Enhancement of electric arc furnace with body rotation for energy saving in steelmaking industry

Daido Steel Co., Ltd.

Outline

Electric furnace steelmaking, which produces steel from steel scrap, is positioned as the final step of the venous system in the resource recycling cycle of iron. The electric furnace (hereinafter referred to as the arc furnace or as the furnace) for melting scrap supplies melting energy to the scrap by arc discharge of a large current generated between the electrode suspended from the roof of the furnace and the scrap, but the scrap at a distance from the electrode (hereinafter referred to as cold spot) does not reach sufficient heat, uneven melting state occurs in the furnace. In order to overcome the disadvantages of conventional measures such as the installation of auxiliary burners near the cold spots, such as the mass consumption of fossil fuels and low thermal efficiency, the idea of rotating furnace body was introduced, which eliminated the cold spots without the use of auxiliary burners and reduced the electric power consumption by 4.9%. Daido Steel challenge to reduce CO₂ emissions throughout the electric furnace steelmaking industry by disseminating and expanding sales of arc furnaces with furnace body rotation mechanisms (trade name: STARQ^®).

Description

There are two types of crude steelmaking methods which are widely used in industry: the converter steelmaking and the electric furnace steelmaking. Among them, the electric furnace steelmaking is a method to produce steel products using scrap as a raw material, where the scrap is molten under high-temperature heat caused by an arc discharge between the graphite electrode at the roof and the scrap at the bottom of the furnace.

Electric furnace steelmaking mills contribute to the domestic recycling-oriented society by taking on almost all of the domestic use (about 70%) of about 40 million tons of scrap annually, and play a role in resource security in our country with poor resources. On the other hand, it is also an electric power-consuming industry that consumes about 15 billion kWh annually, and it is required to continuously strive to save energy or reduce CO₂ emissions.

A three-phase AC arc furnace, which is a typical arc furnace, has 3 electrodes located at a triangle position, some amount of scrap will not be molten near the cold spots. Conventionally, auxiliary burners have been installed around cold spots to prevent melting residue, but there are problems such as 1) lower heat efficiency of burner flame than arc discharge, 2) additional running cost caused by burner fuel, and 3) higher maintenance costs to repair the water-cooled panels and refractories on furnace wall damaged by rebounding of burner flames, where those problems are much more remarkable by recent evolution such as enlargement of furnaces for further productivity and as high voltage and high power operation.

A thought itself of physically rotating furnace body in order to move cold spots is an old idea. However, there has been no practice in the world-wide because of the difficulty of rotating furnace body of several hundred tons not to interfere with surrounding structures and pipes and wires.
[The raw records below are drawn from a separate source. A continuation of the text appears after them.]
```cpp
int64_t strip_ws_doubles(int32_t n, int32_t cols);
hipError_t launch_strip_col_sums(const int32_t* s32, const int64_t* s64_or_null, int32_t n, int32_t cols, double* ws,
                                 hipStream_t stream);
hipError_t launch_strip_matvec(const int32_t* s32, const int64_t* s64_or_null, int32_t n, int32_t col0, int32_t cols,
                               const double* v, const double* means, double matrix_mean, double* ws, hipStream_t stream);
hipError_t launch_strip_col_sums_to(const int32_t* s32, const int64_t* s64_or_null, int32_t n, int32_t cols, double* ws,
                                    int64_t* out_i64, double* out_f64, hipStream_t stream);
hipError_t launch_strip_matvec_to(const int32_t* s32, const int64_t* s64_or_null, int32_t n, int32_t col0, int32_t cols,
                                  const double* v, const double* means, double matrix_mean, double* ws, double* y_out,
                                  hipStream_t stream);

int64_t project_ws_doubles(int32_t n_ref, int32_t cols, int32_t k);
int project_chunk(int32_t remaining);
hipError_t launch_project(const int32_t* s32, const int64_t* s64_or_null, int32_t n_ref, int32_t cols, const double* colsum,
                          const double* means, double matrix_mean, const double* u, int32_t k, const double* lam, double* ws,
                          double* out, hipStream_t stream);

constexpr int32_t EIG_FORM_FUSED = 1;
constexpr int32_t EIG_FORM_FUSED_BIG_LDS = 2;
constexpr int32_t EIG_FORM_TWO_KERNEL = 4;
constexpr int32_t EIG_FORM_BISECT_LDS = 8;
constexpr int32_t EIG_FORM_INVIT_LDS = 16;
constexpr int32_t EIG_FORM_INVIT_PER_VECTOR = 32;
constexpr int32_t EIG_FORM_WY_BACKTRANSFORM = 64;
struct EigWorkspace {
  double* a;
  double* d;
  double* e;
  double* tau;
  double* q;
  double* w;
  double* lam;
  double* z;
  double* scratch;
  int32_t* iscratch;
  double* wy;
  double* host_rec = nullptr;
  size_t host_rec_cap = 0;
  const int32_t* s32;
  const int64_t* s64;
  const double* colmean;
  const double* stats;
  double* sym_part = nullptr;
  bool band_only = false;
  int measure = 0;
  const int64_t* diag = nullptr;
  const double* qcos = nullptr;
  const int32_t* comp_q32 = nullptr;
  const int64_t* comp_c = nullptr;
  int64_t comp_v = 0;
};
size_t symv_sym_workspace_doubles(int32_t n);
hipError_t launch_row_sums_sym(const int32_t* s32, int32_t n, double* sym_part, double* row_sums, int64_t* row_sums_i64,
                               hipStream_t stream);
void launch_centred_matvec(const EigWorkspace& ws, int32_t n, const double* x, double* y, hipStream_t stream);
hipError_t launch_symv_sym_gather(const double* sym_part, int32_t n, double* y, hipStream_t stream);

hipError_t launch_measure_diag(const int32_t* s32, const int64_t* s64_or_null, int32_t n, int kind, int64_t* diag, double* q,
                               hipStream_t stream);
hipError_t launch_measure_row_sums(const int32_t* s32, const int64_t* s64_or_null, int32_t n, int kind, const int64_t* diag,
                                   const double* q, double* ones, double* row_sums, hipStream_t stream);
hipError_t launch_measure_row_sums_sym(const int32_t* s32, int32_t n, int kind, const int64_t* diag, const double* q,
                                       double* ones, double* sym_part, double* row_sums, hipStream_t stream);
hipError_t launch_measure_stats(const double* row_sums, int32_t n, double* stats, int32_t* nz, hipStream_t stream);
hipError_t launch_measure_center(const int32_t* s32, const int64_t* s64_or_null, int32_t n, int kind, const int64_t* diag,
                                 const double* q, const double* cm, const double* stats, double* b, hipStream_t stream);
hipError_t launch_measure_symv(const EigWorkspace& ws, int32_t n, const double* x, double* y, hipStream_t stream);

hipError_t launch_complete_diag(const int32_t* q32, int32_t n, int64_t v, int64_t* c, int32_t* flag, hipStream_t stream);
hipError_t launch_complete_row_sums(const int32_t* s32, const int64_t* s64_or_null, const int32_t* q32, int32_t n, const int64_t* c,
                                    int64_t v, double* ones, double* row_sums, hipStream_t stream);
hipError_t launch_complete_row_sums_sym(const int32_t* s32, const int32_t* q32, int32_t n, const int64_t* c, int64_t v, double* ones,
                                        double* sym_part, double* row_sums, hipStream_t stream);
hipError_t launch_complete_center(const int32_t* s32, const int64_t* s64_or_null, const int32_t* q32, int32_t n, const int64_t* c,
                                  int64_t v, const double* cm, const double* stats, double* b, hipStream_t stream);
hipError_t launch_complete_symv(const EigWorkspace& ws, int32_t n, const double* x, double* y, hipStream_t stream);
hipError_t launch_plink_bed_to_bits_pair(const uint8_t* bed, int64_t row_bytes, int64_t nv, int32_t n, int64_t words, int ref_a1,
                                         uint32_t* bits, uint32_t* miss, hipStream_t stream);
hipError_t launch_tridiagonalize(const EigWorkspace& ws, int32_t n, hipStream_t stream, int32_t* form = nullptr);
hipError_t launch_bisect(const EigWorkspace& ws, int32_t n, const int32_t* idx_host, int32_t count,
                         double* lam_out_dev, hipStream_t stream, int32_t* form = nullptr);
hipError_t launch_inverse_iteration(const EigWorkspace& ws, int32_t n, const double* lam_sel_host, int32_t k,
                                    hipStream_t stream, int32_t* form = nullptr);
hipError_t launch_inverse_iteration_dev(const EigWorkspace& ws, int32_t n, int32_t k, hipStream_t stream);
size_t wy_workspace_doubles(int32_t n, int32_t k);
hipError_t launch_backtransform(const EigWorkspace& ws, int32_t n, int32_t k, int sign_normalize,
                                int apply_reflectors, double* out_dev, hipStream_t stream, int32_t* form = nullptr);

size_t lanczos_workspace_doubles(int32_t n, int32_t k, int32_t mmax);
typedef std::function<int(const double*, double*)> LanczosMatvec;
hipError_t lanczos_topk(const EigWorkspace& ws, double* lz, int32_t n, int32_t k, int32_t mmax, double tol,
                        double* lam_sel_host, int* converged, int* steps_out, hipStream_t stream,
                        const LanczosMatvec* mv = nullptr, int* band_steps_out = nullptr);

}

#endif
```

### spark-examples_amd/engine.py

```python
import ctypes

import numpy as np

from . import _lib as L


class PcoaError(RuntimeError):
    def __init__(self, code, message):
        RuntimeError.__init__(self, "pcoa error %d: %s" % (code, message))
        self.code = code


class IndexRangeError(PcoaError, IndexError):
    """A callset index outside [0, N): the reference throws NoSuchElementException /
    IndexOutOfBounds here (VariantsPca.scala:59, :188)."""


def _ptr(a):
    return ctypes.c_void_p(a.ctypes.data)


_BITS_ROWS = (np.uint32, "int32", "bits must be 2-D [variants][words]")
_BED_ROWS = (np.uint8, "uint8", "rows must be [variants][row_bytes]")
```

STARQ^® that Daido Steel have developed this time has a simple construction that uses a hydraulic motor to drive the roller bearings installed directly under furnace body as a consequence of various studies, ensuring durability and maintainability. The first STARQ^® was installed at our Chita Plant (Tokai City, Aichi Prefecture) in 2013.

The proven effects of STARQ^® are as following.

1) Since direct visual observation of cold spots is difficult, the water temperature increase of the water-cooled panels placed on the upper inner wall of furnace body was measured as an alternative index for scrap melting and dropping conditions, and it was confirmed that the dispersion of the numerical values in the circumferential direction was greatly improved, that is, the cold spots were decreased.

2) The reduction of cold spots resulted in a 5.2% reduction in power-on time and a 4.9% reduction in electric power consumption.

3) By decrease of excessive heat input to conventional hot spots, erosion of refractories around the hot spots was also suppressed, and the repair cost was 16% reduced.

4) Due to the continuous minor improvements, such as furnace body rotation angle and rotation pattern optimization, further benefits have been proven such as the power-on time 6.1% reduced, and the electric power consumption 6.3% reduced.

Daido have three arc-furnaces at the Chita Plant in addition to the installation of this time. By introducing STARQ^® in line with these renewal times, we will take on the challenge of further reducing CO₂ emissions.

In our another business segment of furnace engineering, Daido have already received orders of STARQ^® from two customers, where we have started both projects in designing and manufacturing for the customers' start of production in 2021 and 2022. Daido Steel hereby declare the grand challenge of expanding the energy-saving effects of STARQ^® in the world-wide electric furnace steelmaking industry and responding to the social demand for CO₂ emission reduction by adapting STARQ® to both new construction and remodeler.